Thanks for your reply. I don't think this incident, though very coincidental, involves my uncle. My family tell me that the explosion/fire occurred in Liverpool itself, not Birkenhead. It is eerily similar but my uncle's name is not shown amongst the victims. I'm totally sure that this story is showing the correct information and it would be desperately upsetting for relatives of those involved to even contemplate anything different. 

It's very kind of you to alert me to this piece of information. Thank you so much.
Redreet


----------



## steamer659 (Mar 18, 2009)

My Grandfather was a Carter and such on the Liverpool Docks from around this time until after WWII, I will ask my cousins if they came across any clippings or other news..


----------



## redreet (Sep 7, 2015)

Thanks Steamer 659. That's good of you. I'll keep fingers and toes crossed they might come up with something!

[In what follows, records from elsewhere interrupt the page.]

-__device__ __forceinline__ void pair_pack(double a, double b, d2_t &out) {
-  const int alo = __double2loint(a), ahi = __double2hiint(a), blo = __double2loint(b), bhi = __double2hiint(b);
-  int o0l, o0h, o1l, o1h;
-  asm volatile(
-      "s_mov_b32 vcc_lo, 0x55555555\n\t"
-      "s_mov_b32 vcc_hi, 0x55555555\n\t"
-      "s_nop 0\n\t"
-      "v_cndmask_b32_dpp %0, %6, %4, vcc quad_perm:[1,0,3,2] row_mask:0xf bank_mask:0xf\n\t"
-      "v_cndmask_b32_dpp %1, %7, %5, vcc quad_perm:[1,0,3,2] row_mask:0xf bank_mask:0xf\n\t"
-      "s_not_b64 vcc, vcc\n\t"
-      "v_cndmask_b32_dpp %2, %4, %6, vcc quad_perm:[1,0,3,2] row_mask:0xf bank_mask:0xf\n\t"
-      "v_cndmask_b32_dpp %3, %5, %7, vcc quad_perm:[1,0,3,2] row_mask:0xf bank_mask:0xf"
-      : "=&v"(o0l), "=&v"(o0h), "=&v"(o1l), "=&v"(o1h)
-      : "v"(alo), "v"(ahi), "v"(blo), "v"(bhi)
-      : "vcc", "scc");
-  out[0] = __hiloint2double(o0h, o0l);
-  out[1] = __hiloint2double(o1h, o1l);
-}
-
 constexpr int KQ = 64;
 __host__ __device__ constexpr int ksx_slab(int dpad) { return dpad >= 48 ? 32 : 64; }
 
+__device__ __forceinline__ constexpr int ksx_tile_row(int g, int r) {
+#if B7_KSX_ABLATE & 64
+  return 8 * g + r;
+#elif B7_KSX_ABLATE & 16
+  return 4 * g + r;
+#else
+  return 8 * (r >> 1) + 2 * g + (r & 1);
+#endif
+}
+__device__ __forceinline__ constexpr int ksx_tile_base(int t) { return (B7_KSX_ABLATE & 64) ? 16 * (t & ~1) : 16 * t; }
+__device__ __forceinline__ constexpr int ksx_tile_shift(int t) { return (B7_KSX_ABLATE & 64) ? 4 * (t & 1) : 0; }
+
+__device__ __forceinline__ double ksx_mean_fold(const double (&macc)[4]) {
+#if B7_KSX_ABLATE & (16 | 64)
+  double v = (macc[0] + macc[1]) + (macc[2] + macc[3]);
+  v += __shfl_xor(v, 16);
+  v += __shfl_xor(v, 32);
+  return v;
+#else
+  double lo = macc[0] + macc[1], hi = macc[2] + macc[3];
+  lo += __shfl_xor(lo, 16);
+  hi += __shfl_xor(hi, 16);
+  lo += __shfl_xor(lo, 32);
+  hi += __shfl_xor(hi, 32);
+  return lo + hi;
+#endif
+}
+
+__host__ __device__ constexpr int ksx_waves_per_simd(int dpad, int kern) {
+  return kern == B7_KERNEL_ARDSE ? (dpad == 48 ? 4 : 3) : (dpad <= 64 ? 3 : 2);
+}
+
 using KBatch = KBatchDesc;
 template <int DPAD, int KERN>
-__global__ void __launch_bounds__(256)
+__global__ void __launch_bounds__(256) __attribute__((amdgpu_waves_per_eu(ksx_waves_per_simd(DPAD, KERN), 4)))
     ksx_kernel(const double *__restrict__ xq, int64_t row0, int64_t Mtotal, int d, int dpad_rt, const double *w,
                const double *zsc, const double *zsh, const double *__restrict__ alpha, double amp, double meanc, int Npad,
                double *out, double *__restrict__ mu, KBatch kb) {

Redreet


----------



## sidsal (Nov 13, 2007)

Reminds me of Brocklebank's MALAKAND which blew up in L'pool docks in ww2. The dock where she blew up was filled in. Parts of the ship were found Crosby way.
I sailed on her replacement - Malakand 2 during the latter part of ww2.


----------



## redreet (Sep 7, 2015)

That must have been some explosion. Hope Malakand 2 was a bit luckier for you! I was born just after the ww2 and the bravery of our servicemen never fails to humble me. Thanks for your reply, Sidsal. Redreet


----------



## BrianP (May 9, 2007)

This explosion was covered by Ricky Tomlinson in a programme transmitted yesterday (Tuesday 8th Sept), about the bombing of Liverpool during WWII.


----------



## Farmer John (Feb 22, 2012)

Can you tell us which Channel, I would like to watch that.


----------



## zero (Jan 9, 2009)

> Can you tell us which Channel, I would like to watch that.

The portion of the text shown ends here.